REQUIRED WORK: From the entries below, pull out each line where "grid" appears.

WORKING DATA:
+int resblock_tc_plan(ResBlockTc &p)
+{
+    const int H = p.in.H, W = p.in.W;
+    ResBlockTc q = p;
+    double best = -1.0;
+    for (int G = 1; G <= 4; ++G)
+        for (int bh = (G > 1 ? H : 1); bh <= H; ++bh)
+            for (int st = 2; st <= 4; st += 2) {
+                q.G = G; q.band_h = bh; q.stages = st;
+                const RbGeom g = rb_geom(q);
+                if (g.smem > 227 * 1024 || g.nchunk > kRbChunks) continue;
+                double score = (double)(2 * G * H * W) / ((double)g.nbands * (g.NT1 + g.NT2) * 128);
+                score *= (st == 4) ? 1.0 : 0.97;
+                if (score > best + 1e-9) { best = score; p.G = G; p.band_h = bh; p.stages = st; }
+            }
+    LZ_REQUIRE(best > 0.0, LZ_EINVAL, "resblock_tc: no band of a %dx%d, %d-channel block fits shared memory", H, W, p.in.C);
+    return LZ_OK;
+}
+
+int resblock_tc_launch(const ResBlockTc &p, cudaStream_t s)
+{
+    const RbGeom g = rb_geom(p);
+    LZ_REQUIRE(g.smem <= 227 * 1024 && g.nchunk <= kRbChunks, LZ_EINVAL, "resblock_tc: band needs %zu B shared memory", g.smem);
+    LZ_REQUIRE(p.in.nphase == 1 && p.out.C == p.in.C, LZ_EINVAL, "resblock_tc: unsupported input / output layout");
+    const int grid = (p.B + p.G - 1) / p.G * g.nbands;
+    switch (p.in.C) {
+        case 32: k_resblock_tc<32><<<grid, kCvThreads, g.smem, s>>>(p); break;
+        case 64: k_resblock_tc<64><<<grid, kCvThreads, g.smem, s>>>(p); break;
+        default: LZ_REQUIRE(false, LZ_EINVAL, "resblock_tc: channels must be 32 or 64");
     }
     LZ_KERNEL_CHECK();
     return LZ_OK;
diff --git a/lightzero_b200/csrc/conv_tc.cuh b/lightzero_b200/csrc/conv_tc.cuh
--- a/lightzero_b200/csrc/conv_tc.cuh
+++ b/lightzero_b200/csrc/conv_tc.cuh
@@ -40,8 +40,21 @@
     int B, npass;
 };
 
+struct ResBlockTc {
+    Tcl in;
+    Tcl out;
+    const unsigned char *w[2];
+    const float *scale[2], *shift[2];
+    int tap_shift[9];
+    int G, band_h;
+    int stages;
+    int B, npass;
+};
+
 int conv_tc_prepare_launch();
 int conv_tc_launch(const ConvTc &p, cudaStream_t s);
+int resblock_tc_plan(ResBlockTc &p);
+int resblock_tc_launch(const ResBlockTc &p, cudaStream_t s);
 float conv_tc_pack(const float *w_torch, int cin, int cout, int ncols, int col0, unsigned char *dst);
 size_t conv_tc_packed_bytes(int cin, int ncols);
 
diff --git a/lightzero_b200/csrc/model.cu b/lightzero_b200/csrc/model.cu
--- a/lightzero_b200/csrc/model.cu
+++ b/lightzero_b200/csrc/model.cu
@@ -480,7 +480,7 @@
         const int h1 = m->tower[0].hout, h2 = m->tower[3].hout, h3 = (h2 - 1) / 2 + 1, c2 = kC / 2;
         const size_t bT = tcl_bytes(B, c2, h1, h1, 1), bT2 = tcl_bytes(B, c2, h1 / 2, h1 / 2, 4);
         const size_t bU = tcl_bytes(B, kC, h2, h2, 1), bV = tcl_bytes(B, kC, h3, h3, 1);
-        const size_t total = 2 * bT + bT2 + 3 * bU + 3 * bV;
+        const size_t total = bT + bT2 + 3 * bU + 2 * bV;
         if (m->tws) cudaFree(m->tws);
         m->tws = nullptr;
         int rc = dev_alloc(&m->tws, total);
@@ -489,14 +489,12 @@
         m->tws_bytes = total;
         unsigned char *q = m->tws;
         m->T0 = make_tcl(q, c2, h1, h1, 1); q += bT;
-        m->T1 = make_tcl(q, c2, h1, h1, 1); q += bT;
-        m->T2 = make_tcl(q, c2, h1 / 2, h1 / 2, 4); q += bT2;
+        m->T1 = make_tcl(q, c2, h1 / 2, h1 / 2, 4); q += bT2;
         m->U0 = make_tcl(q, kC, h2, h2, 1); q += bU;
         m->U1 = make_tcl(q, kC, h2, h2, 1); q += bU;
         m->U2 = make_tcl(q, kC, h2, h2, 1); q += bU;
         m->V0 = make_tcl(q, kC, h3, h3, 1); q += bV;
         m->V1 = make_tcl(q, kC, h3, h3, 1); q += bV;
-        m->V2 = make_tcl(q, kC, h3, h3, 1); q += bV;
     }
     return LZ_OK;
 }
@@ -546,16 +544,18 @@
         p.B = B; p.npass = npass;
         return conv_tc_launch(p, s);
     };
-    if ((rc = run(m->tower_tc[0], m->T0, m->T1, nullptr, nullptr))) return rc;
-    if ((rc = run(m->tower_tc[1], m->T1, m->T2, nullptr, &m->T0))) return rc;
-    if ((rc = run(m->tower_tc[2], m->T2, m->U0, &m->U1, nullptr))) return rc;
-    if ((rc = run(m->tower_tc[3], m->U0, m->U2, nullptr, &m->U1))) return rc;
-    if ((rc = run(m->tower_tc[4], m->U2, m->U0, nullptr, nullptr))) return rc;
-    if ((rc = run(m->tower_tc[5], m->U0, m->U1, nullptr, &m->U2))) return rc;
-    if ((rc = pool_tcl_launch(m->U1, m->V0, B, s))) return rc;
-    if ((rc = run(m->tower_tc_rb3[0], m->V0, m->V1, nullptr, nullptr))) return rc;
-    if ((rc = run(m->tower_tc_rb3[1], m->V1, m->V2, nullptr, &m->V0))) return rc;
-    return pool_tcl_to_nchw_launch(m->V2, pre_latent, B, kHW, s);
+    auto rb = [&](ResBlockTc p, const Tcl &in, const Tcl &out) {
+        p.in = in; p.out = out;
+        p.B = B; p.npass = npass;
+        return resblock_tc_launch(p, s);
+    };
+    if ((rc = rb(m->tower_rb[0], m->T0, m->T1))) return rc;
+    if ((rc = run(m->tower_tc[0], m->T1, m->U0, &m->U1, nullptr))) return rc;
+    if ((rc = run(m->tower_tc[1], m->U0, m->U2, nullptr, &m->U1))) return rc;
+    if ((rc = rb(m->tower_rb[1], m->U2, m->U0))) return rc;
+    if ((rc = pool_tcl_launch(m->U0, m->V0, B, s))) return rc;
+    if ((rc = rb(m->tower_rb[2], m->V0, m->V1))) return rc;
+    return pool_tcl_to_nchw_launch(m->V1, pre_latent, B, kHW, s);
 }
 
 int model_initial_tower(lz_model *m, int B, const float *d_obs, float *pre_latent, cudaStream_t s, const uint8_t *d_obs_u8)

EXPECTED ANSWER:
+    const int grid = (p.B + p.G - 1) / p.G * g.nbands;
+        case 32: k_resblock_tc<32><<<grid, kCvThreads, g.smem, s>>>(p); break;
+        case 64: k_resblock_tc<64><<<grid, kCvThreads, g.smem, s>>>(p); break;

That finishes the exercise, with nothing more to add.